Task statement.
Lines with the word "unsigned" in them must be copied from the records below.

Extracted records.
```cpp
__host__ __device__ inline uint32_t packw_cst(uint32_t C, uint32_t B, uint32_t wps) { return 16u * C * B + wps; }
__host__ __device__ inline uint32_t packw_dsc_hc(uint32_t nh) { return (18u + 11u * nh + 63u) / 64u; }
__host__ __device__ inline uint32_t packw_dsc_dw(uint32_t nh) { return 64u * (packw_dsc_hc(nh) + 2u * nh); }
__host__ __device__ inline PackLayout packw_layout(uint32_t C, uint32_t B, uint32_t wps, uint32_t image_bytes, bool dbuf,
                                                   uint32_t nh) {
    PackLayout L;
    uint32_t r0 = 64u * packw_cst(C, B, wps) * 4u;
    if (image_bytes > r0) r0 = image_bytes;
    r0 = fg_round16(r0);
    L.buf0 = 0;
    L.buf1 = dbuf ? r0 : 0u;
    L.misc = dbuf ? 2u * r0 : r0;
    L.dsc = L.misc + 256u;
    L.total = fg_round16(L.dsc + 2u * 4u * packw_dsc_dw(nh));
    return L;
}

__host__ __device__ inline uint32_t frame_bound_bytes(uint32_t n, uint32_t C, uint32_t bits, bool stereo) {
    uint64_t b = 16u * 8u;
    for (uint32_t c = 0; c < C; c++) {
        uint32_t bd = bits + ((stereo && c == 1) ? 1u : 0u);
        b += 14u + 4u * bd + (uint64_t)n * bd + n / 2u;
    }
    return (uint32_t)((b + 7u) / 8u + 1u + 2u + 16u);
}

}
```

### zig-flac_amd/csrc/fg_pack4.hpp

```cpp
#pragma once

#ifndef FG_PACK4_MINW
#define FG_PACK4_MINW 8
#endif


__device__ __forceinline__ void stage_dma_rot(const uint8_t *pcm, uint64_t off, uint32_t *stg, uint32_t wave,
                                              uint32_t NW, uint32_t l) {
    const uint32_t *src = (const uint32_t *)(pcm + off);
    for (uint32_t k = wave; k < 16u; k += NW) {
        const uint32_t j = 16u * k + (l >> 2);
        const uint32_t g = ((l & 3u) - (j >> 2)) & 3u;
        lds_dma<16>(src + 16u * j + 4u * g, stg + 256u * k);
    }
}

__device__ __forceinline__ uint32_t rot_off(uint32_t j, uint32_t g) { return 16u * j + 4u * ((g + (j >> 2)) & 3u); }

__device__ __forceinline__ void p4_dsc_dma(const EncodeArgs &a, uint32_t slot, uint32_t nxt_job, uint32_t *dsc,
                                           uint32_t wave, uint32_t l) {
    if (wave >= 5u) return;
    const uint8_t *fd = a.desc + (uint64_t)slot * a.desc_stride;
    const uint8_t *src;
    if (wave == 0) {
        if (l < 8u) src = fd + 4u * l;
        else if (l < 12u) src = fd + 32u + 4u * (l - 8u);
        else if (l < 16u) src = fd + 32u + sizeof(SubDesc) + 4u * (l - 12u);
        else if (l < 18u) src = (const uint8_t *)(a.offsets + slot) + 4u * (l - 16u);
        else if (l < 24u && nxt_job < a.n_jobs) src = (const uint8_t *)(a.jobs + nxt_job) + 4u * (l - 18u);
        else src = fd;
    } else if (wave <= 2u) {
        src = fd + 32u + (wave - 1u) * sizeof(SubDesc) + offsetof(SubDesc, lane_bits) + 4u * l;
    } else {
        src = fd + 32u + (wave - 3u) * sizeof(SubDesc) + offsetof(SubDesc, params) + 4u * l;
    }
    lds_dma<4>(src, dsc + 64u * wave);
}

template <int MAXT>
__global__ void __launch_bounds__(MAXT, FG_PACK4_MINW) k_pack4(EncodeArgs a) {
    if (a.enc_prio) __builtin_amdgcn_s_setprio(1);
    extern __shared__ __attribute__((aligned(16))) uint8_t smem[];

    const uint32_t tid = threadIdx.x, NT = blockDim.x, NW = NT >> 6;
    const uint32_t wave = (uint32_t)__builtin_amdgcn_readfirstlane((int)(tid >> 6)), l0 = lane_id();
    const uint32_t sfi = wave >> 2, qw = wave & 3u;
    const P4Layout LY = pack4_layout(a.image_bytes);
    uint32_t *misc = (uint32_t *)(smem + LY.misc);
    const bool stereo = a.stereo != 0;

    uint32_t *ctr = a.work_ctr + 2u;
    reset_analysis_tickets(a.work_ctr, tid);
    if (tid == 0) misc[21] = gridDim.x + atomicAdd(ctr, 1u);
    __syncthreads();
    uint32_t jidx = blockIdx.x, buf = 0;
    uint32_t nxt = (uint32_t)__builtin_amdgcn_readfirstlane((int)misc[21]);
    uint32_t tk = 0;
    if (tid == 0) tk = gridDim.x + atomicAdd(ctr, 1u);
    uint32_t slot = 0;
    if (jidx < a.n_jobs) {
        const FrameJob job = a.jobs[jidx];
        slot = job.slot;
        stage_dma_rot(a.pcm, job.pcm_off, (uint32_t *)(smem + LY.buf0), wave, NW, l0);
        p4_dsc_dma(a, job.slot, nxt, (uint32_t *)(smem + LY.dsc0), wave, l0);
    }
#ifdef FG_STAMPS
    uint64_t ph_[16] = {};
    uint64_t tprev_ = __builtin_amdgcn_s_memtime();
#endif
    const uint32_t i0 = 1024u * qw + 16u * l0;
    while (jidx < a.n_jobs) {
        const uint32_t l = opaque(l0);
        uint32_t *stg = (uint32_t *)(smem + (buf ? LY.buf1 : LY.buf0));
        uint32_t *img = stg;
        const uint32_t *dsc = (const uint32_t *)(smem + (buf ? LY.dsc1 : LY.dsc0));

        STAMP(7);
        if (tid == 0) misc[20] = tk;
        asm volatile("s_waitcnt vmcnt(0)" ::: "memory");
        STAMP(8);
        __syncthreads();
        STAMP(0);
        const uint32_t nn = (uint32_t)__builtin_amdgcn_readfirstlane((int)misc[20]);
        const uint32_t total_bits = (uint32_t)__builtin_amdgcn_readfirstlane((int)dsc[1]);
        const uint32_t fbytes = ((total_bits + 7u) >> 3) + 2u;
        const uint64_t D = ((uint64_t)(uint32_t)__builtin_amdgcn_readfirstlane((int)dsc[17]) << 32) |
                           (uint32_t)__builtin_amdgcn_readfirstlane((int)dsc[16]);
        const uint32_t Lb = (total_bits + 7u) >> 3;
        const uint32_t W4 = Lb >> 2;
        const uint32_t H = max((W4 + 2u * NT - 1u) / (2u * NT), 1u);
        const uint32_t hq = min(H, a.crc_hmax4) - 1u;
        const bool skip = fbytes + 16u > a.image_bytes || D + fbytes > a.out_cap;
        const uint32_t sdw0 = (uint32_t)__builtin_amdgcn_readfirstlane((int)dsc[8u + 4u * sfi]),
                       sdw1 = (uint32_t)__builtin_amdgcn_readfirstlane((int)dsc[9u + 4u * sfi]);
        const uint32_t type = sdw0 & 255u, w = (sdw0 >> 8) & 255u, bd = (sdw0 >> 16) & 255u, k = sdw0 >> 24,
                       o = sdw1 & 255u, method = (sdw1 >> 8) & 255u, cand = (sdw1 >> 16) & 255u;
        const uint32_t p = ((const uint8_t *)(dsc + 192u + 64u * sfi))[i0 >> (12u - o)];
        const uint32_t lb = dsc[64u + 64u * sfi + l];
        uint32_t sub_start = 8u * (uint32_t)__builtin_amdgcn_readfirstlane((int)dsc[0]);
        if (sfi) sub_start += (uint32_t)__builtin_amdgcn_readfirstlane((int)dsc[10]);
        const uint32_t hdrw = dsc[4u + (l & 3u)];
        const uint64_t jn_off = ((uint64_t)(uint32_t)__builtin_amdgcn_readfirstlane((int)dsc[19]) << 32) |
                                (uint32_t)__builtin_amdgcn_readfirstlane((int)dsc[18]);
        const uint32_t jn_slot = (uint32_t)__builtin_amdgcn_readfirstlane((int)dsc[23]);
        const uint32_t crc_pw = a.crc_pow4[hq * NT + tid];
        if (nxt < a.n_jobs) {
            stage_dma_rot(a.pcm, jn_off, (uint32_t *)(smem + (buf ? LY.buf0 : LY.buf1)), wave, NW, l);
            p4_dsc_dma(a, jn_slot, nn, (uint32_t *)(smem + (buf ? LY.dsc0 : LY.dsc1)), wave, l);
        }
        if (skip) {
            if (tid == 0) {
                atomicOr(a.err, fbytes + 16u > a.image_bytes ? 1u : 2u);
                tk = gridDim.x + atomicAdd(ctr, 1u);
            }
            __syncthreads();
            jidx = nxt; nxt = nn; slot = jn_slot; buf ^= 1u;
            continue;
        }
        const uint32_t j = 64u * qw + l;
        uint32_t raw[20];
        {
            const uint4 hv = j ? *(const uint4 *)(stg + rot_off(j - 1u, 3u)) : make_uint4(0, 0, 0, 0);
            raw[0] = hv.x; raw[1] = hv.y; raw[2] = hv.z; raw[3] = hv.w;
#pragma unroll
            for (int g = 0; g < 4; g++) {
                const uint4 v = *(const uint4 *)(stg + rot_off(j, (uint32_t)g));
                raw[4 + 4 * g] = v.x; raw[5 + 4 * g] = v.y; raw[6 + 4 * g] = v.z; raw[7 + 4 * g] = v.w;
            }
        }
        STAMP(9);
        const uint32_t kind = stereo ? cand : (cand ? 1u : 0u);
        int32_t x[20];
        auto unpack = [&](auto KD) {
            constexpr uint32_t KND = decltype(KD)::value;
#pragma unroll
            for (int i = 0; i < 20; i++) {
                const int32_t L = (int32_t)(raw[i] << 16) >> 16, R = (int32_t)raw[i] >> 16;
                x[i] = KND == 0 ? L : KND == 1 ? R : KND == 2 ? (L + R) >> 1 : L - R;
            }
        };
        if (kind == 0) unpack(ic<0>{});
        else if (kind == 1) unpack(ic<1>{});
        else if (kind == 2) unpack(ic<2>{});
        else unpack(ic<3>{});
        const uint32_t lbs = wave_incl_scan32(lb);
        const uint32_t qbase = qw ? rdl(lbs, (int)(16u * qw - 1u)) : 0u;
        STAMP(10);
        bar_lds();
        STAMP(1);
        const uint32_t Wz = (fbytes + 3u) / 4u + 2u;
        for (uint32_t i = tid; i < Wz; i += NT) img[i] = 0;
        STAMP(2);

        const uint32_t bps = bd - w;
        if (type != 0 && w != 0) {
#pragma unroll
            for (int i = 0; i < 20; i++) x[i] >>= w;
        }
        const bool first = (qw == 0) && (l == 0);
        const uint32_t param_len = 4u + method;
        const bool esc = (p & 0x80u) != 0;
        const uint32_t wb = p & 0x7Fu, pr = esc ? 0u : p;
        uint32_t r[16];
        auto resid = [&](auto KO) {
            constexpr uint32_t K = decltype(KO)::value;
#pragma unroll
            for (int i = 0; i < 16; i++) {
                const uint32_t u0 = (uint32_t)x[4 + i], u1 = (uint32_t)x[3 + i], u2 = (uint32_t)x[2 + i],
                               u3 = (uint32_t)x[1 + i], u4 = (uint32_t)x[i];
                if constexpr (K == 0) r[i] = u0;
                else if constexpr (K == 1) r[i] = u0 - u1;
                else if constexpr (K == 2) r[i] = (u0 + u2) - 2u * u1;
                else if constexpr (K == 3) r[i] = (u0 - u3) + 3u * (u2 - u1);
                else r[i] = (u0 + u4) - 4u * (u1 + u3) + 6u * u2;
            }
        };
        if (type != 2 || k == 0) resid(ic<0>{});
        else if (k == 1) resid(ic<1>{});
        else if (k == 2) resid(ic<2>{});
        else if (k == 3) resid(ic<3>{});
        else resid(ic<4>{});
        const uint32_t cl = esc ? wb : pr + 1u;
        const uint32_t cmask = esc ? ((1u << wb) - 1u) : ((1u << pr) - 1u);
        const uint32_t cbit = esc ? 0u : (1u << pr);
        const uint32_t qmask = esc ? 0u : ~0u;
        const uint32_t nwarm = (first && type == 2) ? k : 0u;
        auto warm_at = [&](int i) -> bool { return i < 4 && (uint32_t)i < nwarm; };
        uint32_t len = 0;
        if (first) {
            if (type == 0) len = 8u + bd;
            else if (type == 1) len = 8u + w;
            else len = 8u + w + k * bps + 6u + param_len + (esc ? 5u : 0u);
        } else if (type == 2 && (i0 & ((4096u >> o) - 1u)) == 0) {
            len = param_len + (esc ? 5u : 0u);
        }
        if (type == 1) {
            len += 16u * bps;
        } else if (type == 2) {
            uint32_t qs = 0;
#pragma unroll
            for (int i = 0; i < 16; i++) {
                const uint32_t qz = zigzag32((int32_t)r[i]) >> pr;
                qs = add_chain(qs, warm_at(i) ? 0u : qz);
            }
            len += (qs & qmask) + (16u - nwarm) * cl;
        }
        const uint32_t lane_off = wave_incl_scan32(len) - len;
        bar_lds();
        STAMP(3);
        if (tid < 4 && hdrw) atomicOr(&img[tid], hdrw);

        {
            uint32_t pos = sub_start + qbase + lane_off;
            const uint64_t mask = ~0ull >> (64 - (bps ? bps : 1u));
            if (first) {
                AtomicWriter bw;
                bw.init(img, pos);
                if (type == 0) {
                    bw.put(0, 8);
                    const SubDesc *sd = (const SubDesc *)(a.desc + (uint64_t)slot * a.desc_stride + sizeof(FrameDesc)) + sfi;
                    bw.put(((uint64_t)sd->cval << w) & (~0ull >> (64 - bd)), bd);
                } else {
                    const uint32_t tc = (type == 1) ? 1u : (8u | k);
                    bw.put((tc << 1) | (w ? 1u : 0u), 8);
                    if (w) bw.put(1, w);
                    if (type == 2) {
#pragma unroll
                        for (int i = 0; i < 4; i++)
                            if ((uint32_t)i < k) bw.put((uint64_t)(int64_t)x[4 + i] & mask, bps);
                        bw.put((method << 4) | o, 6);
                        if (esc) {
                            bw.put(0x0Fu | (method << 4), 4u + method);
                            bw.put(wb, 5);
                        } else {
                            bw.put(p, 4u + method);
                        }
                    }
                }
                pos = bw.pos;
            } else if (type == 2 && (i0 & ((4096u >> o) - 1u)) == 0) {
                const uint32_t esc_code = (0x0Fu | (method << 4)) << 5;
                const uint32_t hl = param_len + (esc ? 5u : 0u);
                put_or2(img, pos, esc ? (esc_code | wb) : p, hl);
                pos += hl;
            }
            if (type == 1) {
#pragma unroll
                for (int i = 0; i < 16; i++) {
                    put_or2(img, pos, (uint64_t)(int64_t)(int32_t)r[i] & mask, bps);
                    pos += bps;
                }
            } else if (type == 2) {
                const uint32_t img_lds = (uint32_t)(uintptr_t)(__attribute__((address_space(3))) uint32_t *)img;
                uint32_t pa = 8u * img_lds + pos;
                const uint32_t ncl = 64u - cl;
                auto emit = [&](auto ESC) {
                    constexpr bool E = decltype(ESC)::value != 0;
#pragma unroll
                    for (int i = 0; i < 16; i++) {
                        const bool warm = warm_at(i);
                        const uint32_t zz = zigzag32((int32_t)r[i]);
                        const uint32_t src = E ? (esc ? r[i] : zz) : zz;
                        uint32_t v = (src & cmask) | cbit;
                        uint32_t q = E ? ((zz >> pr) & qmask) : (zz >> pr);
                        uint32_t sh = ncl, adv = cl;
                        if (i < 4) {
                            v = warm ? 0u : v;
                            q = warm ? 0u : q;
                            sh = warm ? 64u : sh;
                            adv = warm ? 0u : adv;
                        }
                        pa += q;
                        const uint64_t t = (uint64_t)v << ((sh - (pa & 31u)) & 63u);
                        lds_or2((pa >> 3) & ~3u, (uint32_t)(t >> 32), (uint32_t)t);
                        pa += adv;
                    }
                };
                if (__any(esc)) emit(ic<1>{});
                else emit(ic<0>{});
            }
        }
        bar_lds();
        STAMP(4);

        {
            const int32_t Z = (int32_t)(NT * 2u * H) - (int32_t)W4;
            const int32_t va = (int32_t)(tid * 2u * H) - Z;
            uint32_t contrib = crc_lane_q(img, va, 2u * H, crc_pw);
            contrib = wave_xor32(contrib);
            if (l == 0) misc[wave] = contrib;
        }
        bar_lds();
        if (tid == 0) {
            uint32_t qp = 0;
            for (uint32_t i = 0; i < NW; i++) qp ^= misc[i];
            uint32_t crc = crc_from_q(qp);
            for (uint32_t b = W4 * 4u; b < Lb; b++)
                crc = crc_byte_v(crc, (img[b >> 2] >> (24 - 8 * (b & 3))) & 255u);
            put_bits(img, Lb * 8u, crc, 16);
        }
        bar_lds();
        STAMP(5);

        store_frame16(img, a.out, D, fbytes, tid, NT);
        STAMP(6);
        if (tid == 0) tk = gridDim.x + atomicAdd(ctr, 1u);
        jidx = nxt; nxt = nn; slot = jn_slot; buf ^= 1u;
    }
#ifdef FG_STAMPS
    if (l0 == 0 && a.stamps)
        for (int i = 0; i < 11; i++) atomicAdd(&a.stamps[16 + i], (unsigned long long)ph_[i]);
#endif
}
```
--
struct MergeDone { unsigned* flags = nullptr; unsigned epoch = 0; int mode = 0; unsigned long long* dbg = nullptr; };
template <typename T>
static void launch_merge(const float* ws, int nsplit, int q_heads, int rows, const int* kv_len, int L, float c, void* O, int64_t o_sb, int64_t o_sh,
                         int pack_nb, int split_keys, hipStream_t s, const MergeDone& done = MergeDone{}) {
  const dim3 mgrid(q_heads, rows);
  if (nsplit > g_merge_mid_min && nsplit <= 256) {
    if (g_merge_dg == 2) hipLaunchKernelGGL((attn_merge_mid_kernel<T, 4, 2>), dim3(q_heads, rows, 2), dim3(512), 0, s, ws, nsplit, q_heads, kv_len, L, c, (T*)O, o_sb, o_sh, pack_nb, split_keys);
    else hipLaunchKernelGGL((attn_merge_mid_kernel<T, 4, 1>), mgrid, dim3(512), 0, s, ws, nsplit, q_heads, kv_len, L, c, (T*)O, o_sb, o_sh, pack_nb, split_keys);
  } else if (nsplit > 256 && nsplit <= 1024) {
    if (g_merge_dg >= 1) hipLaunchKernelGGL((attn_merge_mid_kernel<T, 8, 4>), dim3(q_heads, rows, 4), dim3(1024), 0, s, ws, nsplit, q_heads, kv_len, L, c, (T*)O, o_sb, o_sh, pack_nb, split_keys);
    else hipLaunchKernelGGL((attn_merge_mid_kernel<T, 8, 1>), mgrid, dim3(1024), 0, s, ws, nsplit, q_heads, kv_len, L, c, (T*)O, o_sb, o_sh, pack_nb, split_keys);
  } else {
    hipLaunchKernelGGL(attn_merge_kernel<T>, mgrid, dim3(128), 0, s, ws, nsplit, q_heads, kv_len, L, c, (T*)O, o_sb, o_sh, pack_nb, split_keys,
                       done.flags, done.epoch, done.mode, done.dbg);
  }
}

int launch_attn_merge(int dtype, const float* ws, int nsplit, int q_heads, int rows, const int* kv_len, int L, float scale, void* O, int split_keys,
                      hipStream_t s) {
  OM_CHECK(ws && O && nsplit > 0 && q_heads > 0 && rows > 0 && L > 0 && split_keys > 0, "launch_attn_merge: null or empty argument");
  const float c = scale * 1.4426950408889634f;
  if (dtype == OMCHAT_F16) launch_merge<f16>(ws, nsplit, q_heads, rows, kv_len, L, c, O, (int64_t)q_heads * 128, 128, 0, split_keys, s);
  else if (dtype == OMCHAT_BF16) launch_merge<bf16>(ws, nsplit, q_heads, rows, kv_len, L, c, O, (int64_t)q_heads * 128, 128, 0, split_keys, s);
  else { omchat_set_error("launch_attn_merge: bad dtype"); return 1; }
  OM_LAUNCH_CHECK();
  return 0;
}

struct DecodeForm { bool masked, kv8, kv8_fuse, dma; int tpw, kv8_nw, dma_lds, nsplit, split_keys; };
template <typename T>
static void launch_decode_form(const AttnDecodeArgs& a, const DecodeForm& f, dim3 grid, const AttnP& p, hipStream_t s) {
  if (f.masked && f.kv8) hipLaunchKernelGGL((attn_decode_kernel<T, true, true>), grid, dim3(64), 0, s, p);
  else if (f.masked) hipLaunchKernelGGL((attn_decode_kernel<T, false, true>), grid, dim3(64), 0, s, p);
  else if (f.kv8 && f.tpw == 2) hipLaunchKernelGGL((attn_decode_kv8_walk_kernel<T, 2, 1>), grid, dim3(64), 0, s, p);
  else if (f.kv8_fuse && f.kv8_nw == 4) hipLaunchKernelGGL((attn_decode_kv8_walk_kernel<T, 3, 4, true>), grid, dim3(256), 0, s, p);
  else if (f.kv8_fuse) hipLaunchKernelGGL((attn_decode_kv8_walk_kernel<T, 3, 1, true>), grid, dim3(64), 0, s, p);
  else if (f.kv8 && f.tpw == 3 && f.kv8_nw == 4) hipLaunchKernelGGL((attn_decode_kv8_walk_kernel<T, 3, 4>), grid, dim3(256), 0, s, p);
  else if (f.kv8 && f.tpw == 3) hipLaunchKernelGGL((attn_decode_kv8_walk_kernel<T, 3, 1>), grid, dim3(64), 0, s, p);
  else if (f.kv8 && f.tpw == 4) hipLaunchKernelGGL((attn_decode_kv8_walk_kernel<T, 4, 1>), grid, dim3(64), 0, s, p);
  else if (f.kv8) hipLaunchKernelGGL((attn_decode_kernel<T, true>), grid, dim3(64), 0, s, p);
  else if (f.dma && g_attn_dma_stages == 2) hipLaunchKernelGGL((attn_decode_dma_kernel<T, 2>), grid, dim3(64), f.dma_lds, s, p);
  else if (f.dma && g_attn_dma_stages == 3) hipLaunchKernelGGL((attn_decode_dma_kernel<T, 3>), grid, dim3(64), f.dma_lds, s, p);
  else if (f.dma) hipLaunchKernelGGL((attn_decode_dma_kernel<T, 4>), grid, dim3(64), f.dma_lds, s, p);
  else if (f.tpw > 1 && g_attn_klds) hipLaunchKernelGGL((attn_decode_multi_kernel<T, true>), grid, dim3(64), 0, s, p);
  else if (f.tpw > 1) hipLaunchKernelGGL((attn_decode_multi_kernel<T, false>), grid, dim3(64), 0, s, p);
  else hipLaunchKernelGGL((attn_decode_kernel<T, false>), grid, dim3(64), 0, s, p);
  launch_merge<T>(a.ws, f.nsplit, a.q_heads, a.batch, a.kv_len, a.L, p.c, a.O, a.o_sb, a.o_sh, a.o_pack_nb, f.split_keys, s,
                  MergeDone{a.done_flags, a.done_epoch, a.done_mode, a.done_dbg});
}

Your solution.
        for (int i = 0; i < 11; i++) atomicAdd(&a.stamps[16 + i], (unsigned long long)ph_[i]);
struct MergeDone { unsigned* flags = nullptr; unsigned epoch = 0; int mode = 0; unsigned long long* dbg = nullptr; };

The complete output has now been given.